ISCA Archive Interspeech 2021
ISCA Archive Interspeech 2021

Automatic Lip-Reading with Hierarchical Pyramidal Convolution and Self-Attention for Image Sequences with No Word Boundaries

Hang Chen, Jun Du, Yu Hu, Li-Rong Dai, Bao-Cai Yin, Chin-Hui Lee

In this paper, we propose a novel deep learning architecture for improving word-level lip-reading. We first incorporate multi-scale processing into spatial feature extraction for lip-reading using hierarchical pyramidal convolution (HPConv) and self-attention. Specifically, HPConv is proposed to replace the conventional convolution features, leading to an improvement over the model’s ability to discover fine-grained lip movements.
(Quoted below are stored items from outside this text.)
# Algy/fast-slic

Measured on AMD Instinct MI355X. Metric: megapixels/sec @10 iters (1280x720 & 4K, K=1600); % HBM roofline, higher is better.
Workload: dtype u8/u16/i32 (integer SLIC); 1 GPU; 1280x720 RGB, K=1600, 10 iters (configs[1]), 8 frames/GPU; frames_per_gpu=8, global_frames=8, slots_per_gpu=6, submissions_per_launch_group=up to 2 (dynamic batching of the pipeline), inputs=device-resident uint8 RGB, device int16 labels, parallelism=frames sharded across GPUs, no collective

## Files before the change

### fast_slic_amd/_binding.py

```python
import ctypes as C
import os
import subprocess
import threading

import numpy as np

ARCH_NAME = "hip/gfx950"
_HERE = os.path.dirname(os.path.abspath(__file__))
_LIB_PATH = os.path.join(_HERE, "libfslic_hip.so")

CLUSTER_DTYPE = np.dtype([
    ("y", "<f4"), ("x", "<f4"), ("r", "<f4"), ("g", "<f4"), ("b", "<f4"), ("a", "<f4"),
    ("number", "<u2"), ("is_active", "u1"), ("is_updatable", "u1"), ("num_members", "<u4"),
])
assert CLUSTER_DTYPE.itemsize == 32

FSLIC_OK, FSLIC_E_INVALID, FSLIC_E_UNSUPPORTED, FSLIC_E_HIP, FSLIC_E_INTERNAL = range(5)


class Params(C.Structure):
    _fields_ = [
        ("max_iter", C.c_int32), ("compactness", C.c_float), ("min_size_factor", C.c_float),
        ("subsample_stride", C.c_int32), ("convert_to_lab", C.c_int32),
        ("manhattan_spatial_dist", C.c_int32), ("preemptive", C.c_int32),
        ("preemptive_thres", C.c_float), ("num_threads", C.c_int32), ("debug_mode", C.c_int32),
        ("abi", C.c_int32), ("variant", C.c_int32), ("reserved", C.c_int32 * 4),
    ]


EXPORTS = [
    "fslic_hip_device_count", "fslic_hip_create", "fslic_hip_destroy", "fslic_hip_initialize_clusters",
    "fslic_hip_iterate", "fslic_hip_iterate_device", "fslic_hip_iterate_batch", "fslic_hip_submit_group",
    "fslic_hip_wait_group", "fslic_hip_rgb_to_lab",
    "fslic_hip_enforce_connectivity", "fslic_hip_last_prelabels", "fslic_hip_last_timing_report",
    "fslic_hip_last_device_times", "fslic_hip_set_launch_timing", "fslic_hip_last_assign_loop", "fslic_hip_last_group_frames", "fslic_hip_last_path", "fslic_hip_last_launch_mode", "fslic_hip_group_done", "fslic_hip_last_error", "fslic_hip_version",
    "fslic_hip_get_connectivity", "fslic_hip_knn_connectivity", "fslic_hip_get_mask_density", "fslic_hip_cluster_density_to_mask",
    "fslic_hip_pipeline_submit", "fslic_hip_pipeline_drain", "fslic_hip_pipeline_batching", "fslic_hip_last_host_topk_frames",
    "fslic_hip_separate_pass_redos", "fslic_hip_copy_bandwidth", "fslic_hip_last_recorder_report",
    "fslic_hip_crf_new", "fslic_hip_crf_free", "fslic_hip_crf_copy", "fslic_hip_crf_get_params", "fslic_hip_crf_set_params",
    "fslic_hip_crf_set_compat", "fslic_hip_crf_get_compat", "fslic_hip_crf_num_classes", "fslic_hip_crf_first_time",
    "fslic_hip_crf_last_time", "fslic_hip_crf_num_frames", "fslic_hip_crf_pop_frame", "fslic_hip_crf_push_frame", "fslic_hip_crf_frame",
    "fslic_hip_crf_frame_time", "fslic_hip_crf_frame_set_clusters", "fslic_hip_crf_frame_get_clusters",
    "fslic_hip_crf_frame_set_connectivity", "fslic_hip_crf_frame_set_connectivity_csr", "fslic_hip_crf_frame_get_connectivity",
    "fslic_hip_crf_frame_set_mask", "fslic_hip_crf_frame_set_proba", "fslic_hip_crf_frame_set_unbiased", "fslic_hip_crf_frame_set_unary",
    "fslic_hip_crf_frame_get_unary", "fslic_hip_crf_frame_spatial_energy", "fslic_hip_crf_frame_temporal_energy",
    "fslic_hip_crf_frame_get_inferred", "fslic_hip_crf_frame_reset_inferred", "fslic_hip_crf_initialize", "fslic_hip_crf_inference",
    "fslic_hip_crf_expf_host", "fslic_hip_crf_expf_device",
    "fslic_hip_pool_workspace_size", "fslic_hip_pool", "fslic_hip_pool_finalize", "fslic_hip_unpool",
]

_lib = None
_lib_lock = threading.Lock()


def build_library(force=False):
    csrc = os.path.join(_HERE, "csrc")
    args = ["make", "-s", "-C", csrc]
    if force:
        args.append("-B")
    subprocess.check_call(args)
    return _LIB_PATH


def _preload_torch_hip_runtime():
    import importlib.util
    import sys
    if "torch" in sys.modules:
        return
    try:
        spec = importlib.util.find_spec("torch")
    except (ImportError, ValueError):
        spec = None
    if spec is None or not spec.origin:
        return
    cand = os.path.join(os.path.dirname(spec.origin), "lib", "libamdhip64.so")
    if os.path.exists(cand):
        try:
            C.CDLL(cand, mode=C.RTLD_GLOBAL)
        except OSError:
            pass


def load_library():
    global _lib
    with _lib_lock:
        if _lib is not None:
            return _lib
        _preload_torch_hip_runtime()
        if not os.path.exists(_LIB_PATH):
            raise ImportError(
                "fast_slic_amd: %s is missing; build it with `python -c 'import __graft_entry__ as g; g.build()'` "
                "or `make -C fast_slic_amd/csrc` (there is no CPU fallback)" % _LIB_PATH)
        lib = C.CDLL(os.environ.get("FSLIC_LIB") or _LIB_PATH)
        vp, i32 = C.c_void_p, C.c_int
        lib.fslic_hip_device_count.restype = i32
        lib.fslic_hip_create.argtypes = [i32, i32, C.POINTER(vp)]
        lib.fslic_hip_destroy.argtypes = [vp]
        lib.fslic_hip_destroy.restype = None
        lib.fslic_hip_initialize_clusters.argtypes = [i32, i32, i32, vp, vp]
        lib.fslic_hip_iterate.argtypes = [vp, C.POINTER(Params), i32, i32, i32, vp, vp, vp]
        lib.fslic_hip_iterate_device.argtypes = [vp, i32, C.POINTER(Params), i32, i32, i32, vp, vp, vp]
        lib.fslic_hip_iterate_batch.argtypes = [vp, C.POINTER(Params), i32, i32, i32, i32, vp, vp, vp, i32]
        lib.fslic_hip_submit_group.argtypes = [vp, i32, C.POINTER(Params), i32, i32, i32, i32, vp, vp, vp]
        lib.fslic_hip_wait_group.argtypes = [vp, i32]
        lib.fslic_hip_pipeline_submit.argtypes = [vp, C.POINTER(Params), i32, i32, i32, i32, vp, vp, vp]
        lib.fslic_hip_pipeline_drain.argtypes = [vp, C.POINTER(C.c_double), C.POINTER(C.c_longlong), C.POINTER(C.c_longlong), C.POINTER(C.c_longlong)]
        lib.fslic_hip_pipeline_batching.argtypes = [vp, i32]
        lib.fslic_hip_last_host_topk_frames.argtypes = [vp, i32]
        lib.fslic_hip_separate_pass_redos.argtypes = [vp, i32]
        if hasattr(lib, "fslic_hip_copy_bandwidth"):
            lib.fslic_hip_copy_bandwidth.argtypes = [vp, C.c_size_t, i32, C.POINTER(C.c_double)]
        lib.fslic_hip_group_done.argtypes = [vp, i32]
        lib.fslic_hip_rgb_to_lab.argtypes = [vp, i32, i32, vp, i32, vp]
        lib.fslic_hip_enforce_connectivity.argtypes = [vp, vp, i32, i32, i32, i32]
        lib.fslic_hip_last_prelabels.argtypes = [vp, i32, vp]
        lib.fslic_hip_last_timing_report.argtypes = [vp]
        lib.fslic_hip_last_timing_report.restype = C.c_char_p
        if hasattr(lib, "fslic_hip_last_recorder_report"):
            lib.fslic_hip_last_recorder_report.argtypes = [vp, C.POINTER(C.c_char_p), C.POINTER(C.c_size_t)]
        lib.fslic_hip_last_device_times.argtypes = [vp, i32, C.POINTER(C.c_float), C.POINTER(C.c_float)]
        lib.fslic_hip_set_launch_timing.argtypes = [vp, i32]
        lib.fslic_hip_last_assign_loop.argtypes = [vp, i32, C.POINTER(C.c_float), C.POINTER(C.c_double), C.POINTER(C.c_int)]
        lib.fslic_hip_last_group_frames.argtypes = [vp, i32]
        lib.fslic_hip_last_path.argtypes = [vp, i32]
        lib.fslic_hip_last_launch_mode.argtypes = [vp, i32]
        if hasattr(lib, "fslic_hip_lab_force_generic"):
            lib.fslic_hip_lab_force_generic.argtypes = [vp, i32]
        lib.fslic_hip_last_error.restype = C.c_char_p
        lib.fslic_hip_version.restype = C.c_char_p
        lib.fslic_hip_get_connectivity.argtypes = [vp, i32, i32, i32, vp, vp, vp]
        lib.fslic_hip_knn_connectivity.argtypes = [i32, i32, i32, vp, C.c_size_t, vp, vp]
        lib.fslic_hip_get_mask_density.argtypes = [vp, i32, i32, i32, vp, vp, vp, vp]
        lib.fslic_hip_cluster_density_to_mask.argtypes = [vp, i32, i32, i32, vp, vp, vp]
        if hasattr(lib, "fslic_hip_crf_new"):
            _declare_crf(lib)
        if hasattr(lib, "fslic_hip_pool"):
            _declare_pool(lib)
        _lib = lib
        return lib
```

Next to deal with fixed-length image sequences representing words in a given database, a self-attention mechanism is proposed to integrate local information in all lip frames without assuming known word boundaries, so that our deep models automatically utilize key feature in relevant frames of a given word. Experiments on the Lip Reading in the Wild corpus show that our proposed architecture achieves an accuracy of 86.83%, yielding a relative error rate reduction of about 10% from that obtained with a state-of-the-art scheme of averaging frame scores for information fusion. A detailed analysis of the experimental results also confirms that weights learned from self-attention tend to be zero at both sides of an image sequence and focus non-zero weights in the middle part of a given word.